Action item ▸ Within the entries below, find every line that has the string "window", then copy it.

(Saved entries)
• • • • •

# daniilidis-group/msckf_mono

Hardware: AMD Instinct MI355X
Metric: filter updates/sec (30-cam window, 200 feats) (higher is better)
Workload: dtype f32; 1 GPU; BASELINE.json configs[2]: synthetic 30-cam window / 200 feats, float, 64 batched trajectories per GPU; cam_window=30, tracks_per_update=200, trajectories_per_gpu=64, imu_per_update=10, parallelism=replicated trajectories, 64 per rank, noise=isotropic (f_u = f_v), sequences=1, gate_early_accept=False, streams=4

## Files before the change

include/msckf_hip.h:

```cpp
#ifndef MSCKF_HIP_H
#define MSCKF_HIP_H

#include <stdint.h>

#ifdef __cplusplus
extern "C" {
#endif

typedef struct msckf_hip_batch* msckf_hip_handle;

enum { MSCKF_HIP_F32 = 0, MSCKF_HIP_F64 = 1, MSCKF_HIP_F16H_F32P = 2 };

int msckf_hip_create(int B, int n_cap, int f_cap, int m_cap, int dtype, int device, msckf_hip_handle* out);
int msckf_hip_destroy(msckf_hip_handle h);
int msckf_hip_copy_state(msckf_hip_handle dst, msckf_hip_handle src);
const char* msckf_hip_last_error(void);

int msckf_hip_initialize(msckf_hip_handle h, int b, const double* cam12, const double* noise29,
                         const double* params8, const double* imu29);
int msckf_hip_initialize_full(msckf_hip_handle h, int b, const double* cam12, const double* uv2, const double* Q144,
                              const double* P0_225, const double* params8, const double* imu29);
int msckf_hip_propagate(msckf_hip_handle h, int b, const double* readings7, int K);
int msckf_hip_augment_state(msckf_hip_handle h, int b, int state_id, double time);
int msckf_hip_update(msckf_hip_handle h, int b, const double* meas2, const uint64_t* ids, int n);
// ... 10 lines not shown
int msckf_hip_get_pruned_states(msckf_hip_handle h, int b, double* cam7, double* time, int* state_ids,
                                int* last_correlated_ids, int cap);
int msckf_hip_get_cam_meta(msckf_hip_handle h, int b, double* time, int* n_tracked, int* last_correlated_ids, int cap);
int msckf_hip_get_tracked_feature_ids(msckf_hip_handle h, int b, int cam_index, uint64_t* ids, int cap);

int msckf_hip_get_covariance(msckf_hip_handle h, int b, double* P, int ld);
int msckf_hip_set_covariance(msckf_hip_handle h, int b, const double* P, int D);
int msckf_hip_set_imu_state(msckf_hip_handle h, int b, const double* imu29);
int msckf_hip_set_cam_pose(msckf_hip_handle h, int b, int slot, const double* cam7);
int msckf_hip_get_num_residualized(msckf_hip_handle h, int b, long long* n);
int msckf_hip_set_num_residualized(msckf_hip_handle h, int b, long long n);
int msckf_hip_last_stats(msckf_hip_handle h, int b, int* out7);
int msckf_hip_clear_error_flags(msckf_hip_handle h, int b);
int msckf_hip_get_error_flags(msckf_hip_handle h, int b, int* flags);
int msckf_hip_last_tracks(msckf_hip_handle h, int b, double* out8, int cap);
int msckf_hip_last_deltax(msckf_hip_handle h, int b, double* dx, int cap);
int msckf_hip_last_track_blocks(msckf_hip_handle h, int b, int* first, double* Hx, double* rw, double* Bh, int cap);

int msckf_hip_set_tracks(msckf_hip_handle h, int b, int F, const int* M, const int* slots, const double* obs2);
int msckf_hip_propagate_range(msckf_hip_handle h, int b0, int nb, const double* readings7, int K);
int msckf_hip_propagate_range_counts(msckf_hip_handle h, int b0, int nb, const double* readings7, const int* K);
int msckf_hip_augment_range(msckf_hip_handle h, int b0, int nb);
int msckf_hip_marginalize_range(msckf_hip_handle h, int b0, int nb);
int msckf_hip_drop_oldest_range(msckf_hip_handle h, int b0, int nb, int n_drop);
int msckf_hip_image_cycle_range(msckf_hip_handle h, int b0, int nb, const int* state_ids, const double* times,
                                const double* upd_meas2, const uint64_t* upd_ids, const int* upd_n,
                                const double* new_meas2, const uint64_t* new_ids, const int* new_n, int flags);

int msckf_hip_scenario_alloc(msckf_hip_handle h, int n_frames, int K);
int msckf_hip_scenario_set(msckf_hip_handle h, int frame, int b, const double* readings7 , int F,
                           const int* M, const int* slots, const double* obs2, int n_drop);
enum { MSCKF_HIP_CELL_SKIP = 1 };
int msckf_hip_scenario_set_cell(msckf_hip_handle h, int frame, int b, const double* readings7 , int k, int F,
                                const int* M, const int* slots, const double* obs2, int n_drop, int flags);
int msckf_hip_scenario_commit(msckf_hip_handle h);
int msckf_hip_run_frames(msckf_hip_handle h, int f0, int f1);
int msckf_hip_run_frames_streamed(msckf_hip_handle h, int f0, int f1);
int msckf_hip_scenario_pin(msckf_hip_handle h, int f0, int f1);
int msckf_hip_set_upload_ring(msckf_hip_handle h, int depth, int mode);
int msckf_hip_replay_alloc(msckf_hip_handle h, int n_seq, int n_frames, int K);
int msckf_hip_replay_set_cell(msckf_hip_handle h, int frame, int seq, const double* readings7 , int k, int F,
                              const int* M, const int* slots, const double* obs2, int n_drop, int flags);
int msckf_hip_replay_assign(msckf_hip_handle h, const int* seq_of, const uint64_t* seed, const double* sigma4);
int msckf_hip_replay_assign_q(msckf_hip_handle h, const int* seq_of, const uint64_t* seed, const double* Q144 ,
                              const double* scale , const double* sigma_uv );
int msckf_hip_replay_walk(msckf_hip_handle h, int f0, int f1, int b0, int nb, double* out);
int msckf_hip_replay_commit(msckf_hip_handle h);
int msckf_hip_run_frames_replay(msckf_hip_handle h, int f0, int f1);
int msckf_hip_replay_expand(msckf_hip_handle h, int frame, int b, double* rd , double* obs2, int cap_entries);
int msckf_hip_replay_expand_ints(msckf_hip_handle h, int frame, int b, int* ints, int* slots, int cap_entries);
int msckf_hip_sync(msckf_hip_handle h);
int msckf_hip_frame_log_enable(msckf_hip_handle h, int capacity_frames);
int msckf_hip_frame_log_reset(msckf_hip_handle h);
int msckf_hip_frame_log_count(msckf_hip_handle h);
int msckf_hip_frame_log_read(msckf_hip_handle h, int r0, int n, int b0, int nb, double* out);
int msckf_hip_frame_log_metrics(msckf_hip_handle h, int r0, int r1, const double* gt_p, double* out);
int msckf_hip_frame_log_metrics_ranges(msckf_hip_handle h, const int* r0, const int* r1, const double* gt_p, double* out);
int msckf_hip_map_log_enable(msckf_hip_handle h, int capacity_per_trajectory);
int msckf_hip_map_log_reset(msckf_hip_handle h);
int msckf_hip_map_log_frames(msckf_hip_handle h);
int msckf_hip_map_log_counts(msckf_hip_handle h, int b0, int nb, int* stored, int* found);
int msckf_hip_map_log_read(msckf_hip_handle h, int b, int r0, int n, double* out);
int msckf_hip_map_log_metrics(msckf_hip_handle h, int q0, int q1, const double* gt_xyz, const int* gt_off, double* out);
int msckf_hip_pruned_log_enable(msckf_hip_handle h, int capacity_per_trajectory);
int msckf_hip_pruned_log_reset(msckf_hip_handle h);
int msckf_hip_pruned_log_frames(msckf_hip_handle h);
int msckf_hip_pruned_log_counts(msckf_hip_handle h, int b0, int nb, int* stored, int* found);
int msckf_hip_pruned_log_read(msckf_hip_handle h, int b, int r0, int n, double* out, int* aug_ord);
int msckf_hip_pruned_log_metrics(msckf_hip_handle h, int q0, int q1, const double* gt_pose, int n_ord, double* out);
int msckf_hip_profile_enable(msckf_hip_handle h, int on);
int msckf_hip_profile_read(msckf_hip_handle h, double* ms8, int* count8);
int msckf_hip_profile_read_ex(msckf_hip_handle h, double* ms, int* count, int cap);
int msckf_hip_profile_event_overhead(msckf_hip_handle h, double* ms);
int msckf_hip_set_streams(msckf_hip_handle h, int n);
int msckf_hip_set_hw_queues(msckf_hip_handle h, int n);
int msckf_hip_parse_hw_queues(const char* text);
int msckf_hip_set_slices_exact(msckf_hip_handle h, int on);
int msckf_hip_get_effective_streams(msckf_hip_handle h, int streamed, int* out);
int msckf_hip_set_host_affinity(msckf_hip_handle h, const int* cpus, int n);
int msckf_hip_set_gate_early_accept(msckf_hip_handle h, int on);
int msckf_hip_set_compression(msckf_hip_handle h, int route);
int msckf_hip_set_covariance_update(msckf_hip_handle h, int form);
int msckf_hip_set_feature_overlap(msckf_hip_handle h, int on);
int msckf_hip_set_anisotropic_noise(msckf_hip_handle h, int mode, double tail_tol);
int msckf_hip_literal_info(msckf_hip_handle h, int b, int* out8);
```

• • • • •

Answer section ▸
Metric: filter updates/sec (30-cam window, 200 feats) (higher is better)
Workload: dtype f32; 1 GPU; BASELINE.json configs[2]: synthetic 30-cam window / 200 feats, float, 64 batched trajectories per GPU; cam_window=30, tracks_per_update=200, trajectories_per_gpu=64, imu_per_update=10, parallelism=replicated trajectories, 64 per rank, noise=isotropic (f_u = f_v), sequences=1, gate_early_accept=False, streams=4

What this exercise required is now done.